ABOUT THIS EXERCISE:
Copy the lines exactly as they appear, starting with the first line of the records and ending with the line that contains "## Stage rel-pos".

━━━ SOURCE MATERIAL

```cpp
int cpx_attention2w_launch(int dtype, const void *qkv, const void *vT, const void *rel_h, const void *rel_w,
                           int n_subtiles, void *out, int xcd_order, hipStream_t s) {
    static CpxOncePerDevice once;
    once([] {
        (void)hipFuncSetAttribute((const void *)k_attention2w<true>, hipFuncAttributeMaxDynamicSharedMemorySize, A2W_LDS_BYTES);
        (void)hipFuncSetAttribute((const void *)k_attention2w<false>, hipFuncAttributeMaxDynamicSharedMemorySize, A2W_LDS_BYTES);
    });
    const dim3 grid(4, 16, n_subtiles);
    if (dtype == CPX_DT_F16)
        hipLaunchKernelGGL((k_attention2w<true>), grid, dim3(A2W_THREADS), A2W_LDS_BYTES, s, (const unsigned short *)qkv,
                           (const unsigned short *)vT, (const unsigned short *)rel_h, (const unsigned short *)rel_w,
                           (unsigned short *)out, xcd_order);
    else
        hipLaunchKernelGGL((k_attention2w<false>), grid, dim3(A2W_THREADS), A2W_LDS_BYTES, s, (const unsigned short *)qkv,
                           (const unsigned short *)vT, (const unsigned short *)rel_h, (const unsigned short *)rel_w,
                           (unsigned short *)out, xcd_order);
    CPX_CHECK_LAUNCH();
    return CPX_OK;
}
```

Measured before the change: 374.2 tiles/s.

## Stage rel-pos tables via LDS DMA and batch G prologue MFMAs

The attention prologue now DMAs the relh/relw tables into LDS alongside the first K/V slot instead of each wave loading them from global memory. It computes all eight relative-position G tiles in one batched MFMA block, writes them with packed ds_write_b64 stores, and reads the diagonal GW terms back with fixed-offset ds_read_u16. Issue of the second and third K/V prefetch is deferred until after the MFMAs, with hand-tuned vmcnt waits. The aim is to shorten the serialized prologue latency. In exchange it uses more LDS (G stride 68, extra table slots) and relies on fragile manual waitcnt counts.

```diff
diff --git a/classpose_amd/csrc/cpx_attn2w.hip b/classpose_amd/csrc/cpx_attn2w.hip
--- a/classpose_amd/csrc/cpx_attn2w.hip
+++ b/classpose_amd/csrc/cpx_attn2w.hip
@@ -9,6 +9,7 @@
 typedef __attribute__((ext_vector_type(2))) __bf16 bf16x2;
 typedef __attribute__((ext_vector_type(2))) _Float16 f16x2;
 typedef __attribute__((ext_vector_type(4))) unsigned u32x4;
+typedef __attribute__((ext_vector_type(2))) unsigned u32x2;
 
 template <bool F16>
 __device__ __forceinline__ f32x16 mfma32(const u32x4 &a, const u32x4 &b, f32x16 c) {
@@ -30,12 +31,36 @@
     asm volatile("ds_read_b128 %0, %1 offset:%2" : "=v"(v) : "v"(addr), "n"(OFF));
     return v;
 }
+template <int OFF>
+__device__ __forceinline__ unsigned a2w_read16(unsigned addr) {
+    unsigned v;
+    asm volatile("ds_read_u16 %0, %1 offset:%2" : "=v"(v) : "v"(addr), "n"(OFF));
+    return v;
+}
+template <int OFF>
+__device__ __forceinline__ void a2w_write64(unsigned addr, unsigned lo, unsigned hi) {
+    const u32x2 v = {lo, hi};
+    asm volatile("ds_write_b64 %0, %1 offset:%2" ::"v"(addr), "v"(v), "n"(OFF) : "memory");
+}
+template <int OFF>
+__device__ __forceinline__ u32x4 a2w_gload128(const unsigned short *p) {
+    u32x4 v;
+    asm volatile("global_load_dwordx4 %0, %1, off offset:%2" : "=v"(v) : "v"(p), "n"(OFF) : "memory");
+    return v;
+}
+__device__ __forceinline__ void a2w_dma16(const unsigned short *src, char *dst) {
+    __builtin_amdgcn_global_load_lds((const __attribute__((address_space(1))) void *)src,
+                                     (__attribute__((address_space(3))) void *)dst, 16, 0, 0);
+}
 }
 
 #define A2W_THREADS 256
 #define A2W_SLOT 8192
-#define A2W_G_LD 66
-#define A2W_LDS_BYTES (4 * A2W_SLOT + 8 * 32 * A2W_G_LD * 2)
+#define A2W_TW (3 * A2W_SLOT)
+#define A2W_TH (4 * A2W_SLOT)
+#define A2W_G_OFF (5 * A2W_SLOT)
+#define A2W_G_LD 68
+#define A2W_LDS_BYTES (A2W_G_OFF + 8 * 32 * A2W_G_LD * 2)
 static_assert(A2W_LDS_BYTES <= 80 * 1024, "two workgroups per CU");
 
 template <bool F16>
@@ -62,48 +87,101 @@
     char *dma_dst = a2w_smem + wave * 1024;
     auto issue = [&](int kh) {
         char *d = dma_dst + (kh & 3) * A2W_SLOT;
-        __builtin_amdgcn_global_load_lds((const __attribute__((address_space(1))) void *)(ksrc + (size_t)kh * 32 * 3072),
-                                         (__attribute__((address_space(3))) void *)d, 16, 0, 0);
-        __builtin_amdgcn_global_load_lds((const __attribute__((address_space(1))) void *)(vsrc + kh * 32),
-                                         (__attribute__((address_space(3))) void *)(d + 4096), 16, 0, 0);
-    };
-    issue(0); issue(1); issue(2);
-
+        a2w_dma16(ksrc + (size_t)kh * 32 * 3072, d);
+        a2w_dma16(vsrc + kh * 32, d + 4096);
+    };
+    const unsigned lds0 = (unsigned)(size_t)(__attribute__((address_space(3))) char *)a2w_smem;
+
+    {
+        const int toff = kkey * 64 + (((tid & 7) ^ ((kkey >> 1) & 7)) * 8);
+        a2w_dma16(relw + toff, dma_dst + A2W_TW);
+        a2w_dma16(relw + toff + 32 * 64, dma_dst + A2W_TW + 4096);
+        a2w_dma16(relh + toff, dma_dst + A2W_TH);
+        a2w_dma16(relh + toff + 32 * 64, dma_dst + A2W_TH + 4096);
+    }
     u32x4 qf[2][4];
 #pragma unroll
     for (int c = 0; c < 2; ++c) {
-        const unsigned short *qrow = qkv + (tok0 + (qh0 + c) * 32 + r) * 3072 + head * 64;
-#pragma unroll
-        for (int ks = 0; ks < 4; ++ks) qf[c][ks] = *reinterpret_cast<const u32x4 *>(qrow + 16 * ks + 8 * h2);
-    }
+        const unsigned short *qrow = qkv + (tok0 + (qh0 + c) * 32 + r) * 3072 + head * 64 + 8 * h2;
+        qf[c][0] = a2w_gload128<0>(qrow); qf[c][1] = a2w_gload128<32>(qrow);
+        qf[c][2] = a2w_gload128<64>(qrow); qf[c][3] = a2w_gload128<96>(qrow);
+    }
+    issue(0);
+    asm volatile("s_waitcnt vmcnt(10)" ::: "memory");
+    __builtin_amdgcn_s_barrier();
+    u32x4 tw[2][4], th[2][4];
+    {
+        unsigned ta[4];
+#pragma unroll
+        for (int ks = 0; ks < 4; ++ks) ta[ks] = lds0 + (unsigned)(r * 128 + (((2 * ks + h2) ^ ((r >> 1) & 7)) * 16));
+#pragma unroll
+        for (int ks = 0; ks < 4; ++ks) {
+            tw[0][ks] = a2w_read128<A2W_TW>(ta[ks]); tw[1][ks] = a2w_read128<A2W_TW + 4096>(ta[ks]);
+            th[0][ks] = a2w_read128<A2W_TH>(ta[ks]); th[1][ks] = a2w_read128<A2W_TH + 4096>(ta[ks]);
+        }
+    }
+    asm volatile("s_waitcnt vmcnt(2) lgkmcnt(0)"
+                 : "+v"(qf[0][0]), "+v"(qf[0][1]), "+v"(qf[0][2]), "+v"(qf[0][3]), "+v"(qf[1][0]), "+v"(qf[1][1]), "+v"(qf[1][2]),
+                   "+v"(qf[1][3]), "+v"(tw[0][0]), "+v"(tw[0][1]), "+v"(tw[0][2]), "+v"(tw[0][3]), "+v"(tw[1][0]), "+v"(tw[1][1]),
+                   "+v"(tw[1][2]), "+v"(tw[1][3]), "+v"(th[0][0]), "+v"(th[0][1]), "+v"(th[0][2]), "+v"(th[0][3]), "+v"(th[1][0]),
+                   "+v"(th[1][1]), "+v"(th[1][2]), "+v"(th[1][3])::"memory");
+    f32x16 gacc[2][2][2];
+#pragma unroll
+    for (int t = 0; t < 2; ++t)
+#pragma unroll
+        for (int jb = 0; jb < 2; ++jb)
+#pragma unroll
+            for (int c = 0; c < 2; ++c) {
+                f32x16 acc;
+#pragma unroll
+                for (int i = 0; i < 16; ++i) acc[i] = 0.f;
+#pragma unroll
+                for (int ks = 0; ks < 4; ++ks) acc = mfma32<F16>(t ? th[jb][ks] : tw[jb][ks], qf[c][ks], acc);
+                gacc[t][c][jb] = acc;
+            }
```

━━━━━━

ANSWER SPACE:
```cpp
int cpx_attention2w_launch(int dtype, const void *qkv, const void *vT, const void *rel_h, const void *rel_w,
                           int n_subtiles, void *out, int xcd_order, hipStream_t s) {
    static CpxOncePerDevice once;
    once([] {
        (void)hipFuncSetAttribute((const void *)k_attention2w<true>, hipFuncAttributeMaxDynamicSharedMemorySize, A2W_LDS_BYTES);
        (void)hipFuncSetAttribute((const void *)k_attention2w<false>, hipFuncAttributeMaxDynamicSharedMemorySize, A2W_LDS_BYTES);
    });
    const dim3 grid(4, 16, n_subtiles);
    if (dtype == CPX_DT_F16)
        hipLaunchKernelGGL((k_attention2w<true>), grid, dim3(A2W_THREADS), A2W_LDS_BYTES, s, (const unsigned short *)qkv,
                           (const unsigned short *)vT, (const unsigned short *)rel_h, (const unsigned short *)rel_w,
                           (unsigned short *)out, xcd_order);
    else
        hipLaunchKernelGGL((k_attention2w<false>), grid, dim3(A2W_THREADS), A2W_LDS_BYTES, s, (const unsigned short *)qkv,
                           (const unsigned short *)vT, (const unsigned short *)rel_h, (const unsigned short *)rel_w,
                           (unsigned short *)out, xcd_order);
    CPX_CHECK_LAUNCH();
    return CPX_OK;
}
```

Measured before the change: 374.2 tiles/s.

## Stage rel-pos tables via LDS DMA and batch G prologue MFMAs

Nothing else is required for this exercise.